Sunday River has enough terrain to cover, even with their massive snowmaking system. I don't see it happening.


----------



## Smellytele (Nov 19, 2015)

The Crotch should think about open the original part of the Crotch


----------



## deadheadskier (Nov 19, 2015)

would love to see it.  Wonder if they'd get an ROI though


----------



## Gforce (Nov 19, 2015)

thetrailboss said:


> Hate to say it, but I agree.  Regulations, lack of capital, and economics are all reasons.
> 
> Out here in Utah there are a few projects on the drawing boards, but they are fraught with challenges.
> 
> ...





Exactly.  Skier visits are down 5% year over year and snow sports is practically a zero growth business.  The East is an entirely different animal than out west due to altitude, climate, expansive land, regulations, etc.. There's basically no meaningful expansions happening in the NE. Small scale Cap Ex limited to snow-making upgrades, cut a new trail, replace an ancient lift, refurb a 1970's ski lodge etc. etc.. nothing exciting, that's about it.

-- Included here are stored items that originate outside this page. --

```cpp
struct l2_args {
  const uint16_t* part_keys; const uint32_t* part_idx; const uint32_t* part_start; const uint32_t* part_count;
  uint32_t* bucket_count; uint32_t* sorted;
  uint32_t* part_ticket;
  sort_geom g; plan_args pa;
};
#define TE_L2A_LDS_WORDS (3u * 256u + 32u + TE_L2_LIST)
static_assert(sizeof(plan_lds) <= TE_L2_LIST * 4u, "the plan's LDS fits into the list area");
template <bool PK>
__global__ void __launch_bounds__(256, TE_L2_WAVES) k_l2_local(l2_args a) {
  __shared__ uint32_t lds[TE_L2A_LDS_WORDS];
  uint32_t* const cnt_s = lds; uint32_t* const off_s = lds + 256; uint32_t* const sm = lds + 768; uint32_t* const pj = lds + 768 + 17;
  uint32_t* const list = lds + 768 + 32;
  plan_lds& PL = *reinterpret_cast<plan_lds*>(list);
  const sort_geom& g = a.g;
  const uint32_t k = gridDim.y - 1u - blockIdx.y, t = threadIdx.x;
  const uint32_t extra = gridDim.x - g.P, bx = blockIdx.x < extra ? g.P + blockIdx.x : blockIdx.x - extra;
  const uint32_t* ps = a.part_start + k * g.P; const uint32_t* pc = a.part_count + k * g.P;
  uint32_t p, j;
  if (!l2_piece_of_block(bx, pc, g.P, bx < g.P ? 0u : a.part_count[gridDim.y * g.P + k], sm, pj, p, j)) return;
  const uint32_t cntp = pc[p], pb = ps[p], sbp = a.pa.seg_part_base[k * g.P + p];
  if (cntp == 0u) { (void)seg_plan_block(p, k, 0u, g, a.pa, PL, pb, cntp, sbp); return; }
  const bool single = cntp <= TE_L2_CAP;
  const uint32_t a0 = pb + j * TE_L2_CAP, b0 = min(pb + cntp, a0 + TE_L2_CAP);
  const uint16_t* keys_row = a.part_keys + (size_t)k * g.nst; const uint32_t* idx_row = a.part_idx + (size_t)k * g.nst;
  piece_regs r; uint32_t head, total;
  load_piece<PK>(keys_row, idx_row, a0, b0, t, single, r, head, total);
  cnt_s[t] = 0u;
  __syncthreads();
#pragma unroll
  for (int c = 0; c < 5; c++) {
    uint32_t kv[8], iv[8]; piece_group<PK>(r, c, kv, iv);
    const uint32_t e0 = ((uint32_t)c * 256u + t) * 8u;
#pragma unroll
    for (int e = 0; e < 8; e++) { const uint32_t pos = e0 + (uint32_t)e; if (pos >= head && pos < total) atomicAdd(&cnt_s[kv[e] & 0x7fffu], 1u); }
  }
  __syncthreads();
  const uint32_t c0 = cnt_s[t];
  const size_t gb = (size_t)k * g.B + (size_t)p * g.S + t;
  if (!single) {
    if (c0) atomicAdd(&a.bucket_count[gb], c0);
    wait_own_accesses();
// ... 198 lines not shown
  uint32_t w[4 * N];
#pragma unroll
  for (int j = 0; j < N; j++) { w[j] = a.x.v[j]; w[N + j] = a.y.v[j]; w[2 * N + j] = a.z.v[j]; w[3 * N + j] = a.t.v[j]; }
  uint4* o = reinterpret_cast<uint4*>(dst);
#pragma unroll
  for (int j = 0; j < N; j++) o[j] = make_uint4(w[4 * j], w[4 * j + 1], w[4 * j + 2], w[4 * j + 3]);
}
template <int N> __device__ __forceinline__ ete_t<N> load_ete(const ete_t<N>* src) {
  const uint4* q = reinterpret_cast<const uint4*>(src);
  uint32_t w[4 * N];
#pragma unroll
  for (int j = 0; j < N; j++) { const uint4 u = q[j]; w[4 * j] = u.x; w[4 * j + 1] = u.y; w[4 * j + 2] = u.z; w[4 * j + 3] = u.w; }
  ete_t<N> a;
#pragma unroll
  for (int j = 0; j < N; j++) { a.x.v[j] = w[j]; a.y.v[j] = w[N + j]; a.z.v[j] = w[2 * N + j]; a.t.v[j] = w[3 * N + j]; }
  return a;
}

struct __attribute__((aligned(8))) rec_aff377 { uint32_t w[42]; };
struct __attribute__((aligned(8))) u4a8 { uint32_t v[4]; };
struct __attribute__((aligned(8))) u2a8 { uint32_t v[2]; };
static_assert(sizeof(rec_aff377) == 168, "affine record slot");
__device__ __forceinline__ pnt_aff377 load_pnt_aff377(const rec_aff377* __restrict__ recs, uint32_t entry) {
  const uint32_t* base = recs[entry & 0x7fffffffu].w;
  u4a8 u[10];
#pragma unroll
  for (int j = 0; j < 10; j++) u[j] = reinterpret_cast<const u4a8*>(base)[j];
  const u2a8 t = *reinterpret_cast<const u2a8*>(base + 40);
  uint32_t w[42];
#pragma unroll
  for (int j = 0; j < 10; j++) { w[4 * j] = u[j].v[0]; w[4 * j + 1] = u[j].v[1]; w[4 * j + 2] = u[j].v[2]; w[4 * j + 3] = u[j].v[3]; }
  w[40] = t.v[0]; w[41] = t.v[1];
  pnt_aff377 r;
#pragma unroll
  for (int j = 0; j < 14; j++) { r.hm.v[j] = w[j]; r.hp.v[j] = w[14 + j]; r.dt.v[j] = w[28 + j]; }
  return r;
}
__device__ __forceinline__ void store_pnt_aff377(rec_aff377* dst, const pnt_aff377& r) {
#pragma unroll
  for (int j = 0; j < 14; j++) { dst->w[j] = r.hm.v[j]; dst->w[14 + j] = r.hp.v[j]; dst->w[28 + j] = r.dt.v[j]; }
}
template <int N, int RK> struct rec_kind;
template <int N> struct rec_kind<N, 0> {
  using slot = rec_slot<N>; using pnt = pnt_t<N>;
  static __device__ __forceinline__ pnt load(const slot* __restrict__ recs, uint32_t e) { return load_pnt<N>(recs, e); }
};
template <> struct rec_kind<14, 1> {
  using slot = rec_aff377; using pnt = pnt_aff377;
  static __device__ __forceinline__ pnt load(const slot* __restrict__ recs, uint32_t e) { return load_pnt_aff377(recs, e); }
};

struct __attribute__((aligned(4))) idx4 { uint32_t v[4]; };
#define TE_CLK_SLOTS 64u
#define TE_IDX_STRIP 16u
template <int N, int RK = 0>
__global__ void __launch_bounds__(256, N == 9 ? 3 : 2) k_accumulate(const typename rec_kind<N, RK>::slot* __restrict__ recs, const uint32_t* __restrict__ sorted,
                                                    const uint32_t* __restrict__ bucket_start, const uint32_t* __restrict__ bucket_count,
                                                    const uint32_t* __restrict__ seg_base, const uint32_t* __restrict__ seg_bucket,
                                                    const uint32_t* __restrict__ seg_lenv, const uint32_t* __restrict__ order,
                                                    const uint32_t* __restrict__ num_segments, ete_t<N>* __restrict__ buckets,
                                                    ete_t<N>* __restrict__ seg_out, uint32_t n, uint32_t logB, uint32_t seg_len, uint32_t ids, uint32_t onto,
                                                    uint32_t win_per_msm, batch_slabs slabs, unsigned long long* __restrict__ clk) {
  __shared__ uint32_t idx_strip[256 * TE_IDX_STRIP];
  using RT = rec_kind<N, RK>; using P = typename RT::pnt;
#if defined(TE_ACC_TWO_WAVES)
  if constexpr (N == 9) asm volatile("" ::: "v175");
#endif
  unsigned long long* const slot = clk ? clk + (blockIdx.x & (TE_CLK_SLOTS - 1u)) : nullptr;
  const unsigned long long t0_wall = clk ? (unsigned long long)wall_clock64() : 0ull, t0_core = clk ? (unsigned long long)clock64() : 0ull;
  if (clk && threadIdx.x == 0) atomicMax(slot, ~t0_wall);
  const uint32_t gid = blockIdx.x * 256u + threadIdx.x;
  if (gid >= (order ? *num_segments : ids)) return;
  const uint32_t sgm = order ? order[gid] : gid;
  const uint32_t g = seg_bucket[sgm];
  if (g == TE_SEG_INVALID) return;
  const uint32_t k = g >> logB;
  recs += (size_t)slabs.s[k / win_per_msm] * n;
  const uint32_t part = sgm - seg_base[g];
  const uint32_t cnt = seg_lenv[sgm];
  const uint32_t* lst = sorted + (size_t)k * n + bucket_start[g] + part * seg_len;
  ete_t<N> acc = (onto && part == 0u) ? load_ete<N>(buckets + g) : ete_identity_t<N>();
  if (cnt) {
    const uint32_t last = cnt - 1u;
    uint32_t j0 = 0;
    uint32_t e = lst[0], e_n = lst[min(1u, last)];
    P cur = RT::load(recs, e);
    if (!(onto && part == 0u)) {
      const P first = pnt_cneg(cur, (e >> 31) != 0u);
      e = e_n; e_n = lst[min(2u, last)];
      cur = RT::load(recs, e);
      acc = ete_from_pnt(first);
      j0 = 1;
    }
    uint32_t* const strip = idx_strip + threadIdx.x * TE_IDX_STRIP;
    auto refill = [&](uint32_t pos) {
      const idx4* src = reinterpret_cast<const idx4*>(lst + pos);
      idx4* dst = reinterpret_cast<idx4*>(strip);
#pragma unroll
      for (uint32_t h = 0; h < TE_IDX_STRIP / 4u; h += 2u) {
        const idx4 v0 = src[h], v1 = src[h + 1u];
        dst[h] = v0; dst[h + 1u] = v1;
      }
    };
    if (((j0 + 2u) & (TE_IDX_STRIP - 1u)) != 0u) refill((j0 + 2u) & ~(TE_IDX_STRIP - 1u));
    for (uint32_t j = j0; j < cnt; j++) {
      const uint32_t e_cur = e;
      P nxt = cur;
      const uint32_t pn = j + 2u;
      if ((pn & (TE_IDX_STRIP - 1u)) == 0u) refill(pn);
      const uint32_t e_nn = strip[pn & (TE_IDX_STRIP - 1u)];
      if (j + 1 < cnt) { e = e_n; nxt = RT::load(recs, e); }
      acc = ete_madd(acc, pnt_cneg(cur, (e_cur >> 31) != 0u));
      cur = nxt; e_n = e_nn;
    }
  }
  const bool whole = bucket_count[g] <= seg_len;
  store_ete<N>(whole ? buckets + g : seg_out + sgm, acc);
  if (clk && (uint32_t)__lane_id() == (uint32_t)__ffsll((long long)__ballot(1)) - 1u) {
    const unsigned long long t1_wall = (unsigned long long)wall_clock64(), t1_core = (unsigned long long)clock64();
    atomicMax(slot + TE_CLK_SLOTS, t1_wall);
    atomicAdd(slot + 2u * TE_CLK_SLOTS, t1_core - t0_core); atomicAdd(slot + 3u * TE_CLK_SLOTS, t1_wall - t0_wall);
  }
}

template <int N> struct sum_job_t {
  const ete_t<N>* in; ete_t<N>* out;
  uint32_t n_out;
  uint32_t K, inner;
  uint32_t in_per_window, out_per_window;
};
template <int N> struct sum_jobs_t { sum_job_t<N> j[4]; };
template <int N> __device__ __forceinline__ ete_t<N> pair_swap(const ete_t<N>& a) {
  ete_t<N> r;
#pragma unroll
  for (int i = 0; i < N; i++) {
    r.x.v[i] = (uint32_t)__builtin_amdgcn_mov_dpp((int)a.x.v[i], 0xb1, 0xf, 0xf, true);
    r.y.v[i] = (uint32_t)__builtin_amdgcn_mov_dpp((int)a.y.v[i], 0xb1, 0xf, 0xf, true);
    r.z.v[i] = (uint32_t)__builtin_amdgcn_mov_dpp((int)a.z.v[i], 0xb1, 0xf, 0xf, true);
    r.t.v[i] = (uint32_t)__builtin_amdgcn_mov_dpp((int)a.t.v[i], 0xb1, 0xf, 0xf, true);
  }
  return r;
}
template <int N, bool PAIR>
__global__ void __launch_bounds__(256, N == 9 ? 2 : 1) k_sum_groups(sum_jobs_t<N> js, uint32_t nw) {
  const sum_job_t<N>& j = js.j[blockIdx.y];
  constexpr uint32_t TPO = PAIR ? 2u : 1u;
  const uint32_t total = j.n_out * nw * TPO, Kt = j.K / TPO;
  for (uint32_t gt = blockIdx.x * 256u + threadIdx.x; gt < total; gt += gridDim.x * 256u) {
    const uint32_t g = gt / TPO, half = gt % TPO;
    const uint32_t k = g / j.n_out, o = g - k * j.n_out;
    const uint32_t outer = o / j.inner, q = o - outer * j.inner;
    const ete_t<N>* src = j.in + (size_t)k * j.in_per_window + ((size_t)outer * j.K + (size_t)half * Kt) * j.inner + q;
    ete_t<N> acc = load_ete<N>(src);
    if (Kt > 1u) {
      ete_t<N> nxt = load_ete<N>(src + (size_t)j.inner);
      for (uint32_t t = 1; t < Kt; t++) {
        const ete_t<N> cur = nxt;
        if (t + 1 < Kt) nxt = load_ete<N>(src + (size_t)(t + 1) * j.inner);
        acc = ete_add<N>(acc, cur);
      }
    }
    if (PAIR) {
      const ete_t<N> other = pair_swap<N>(acc);
      acc = ete_add<N>(acc, other);
      if (half != 0u) continue;
    }
    store_ete<N>(j.out + (size_t)k * j.out_per_window + o, acc);
  }
}
// ... 492 lines not shown
```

The recent M&A activity with big resort operators and associated capital- the shear numbers/stats of the West's resorts & visits enable expansion, although probably temporary. 

Back East ...forgettaboutit.


----------



## Jully (Nov 19, 2015)

Newpylong said:


> Sunday River has enough terrain to cover, even with their massive snowmaking system. I don't see it happening.



In terms of snowmaking the advent of the low energy guns might change this equation. Skier visits is another story and I don't think it'll happen either sadly.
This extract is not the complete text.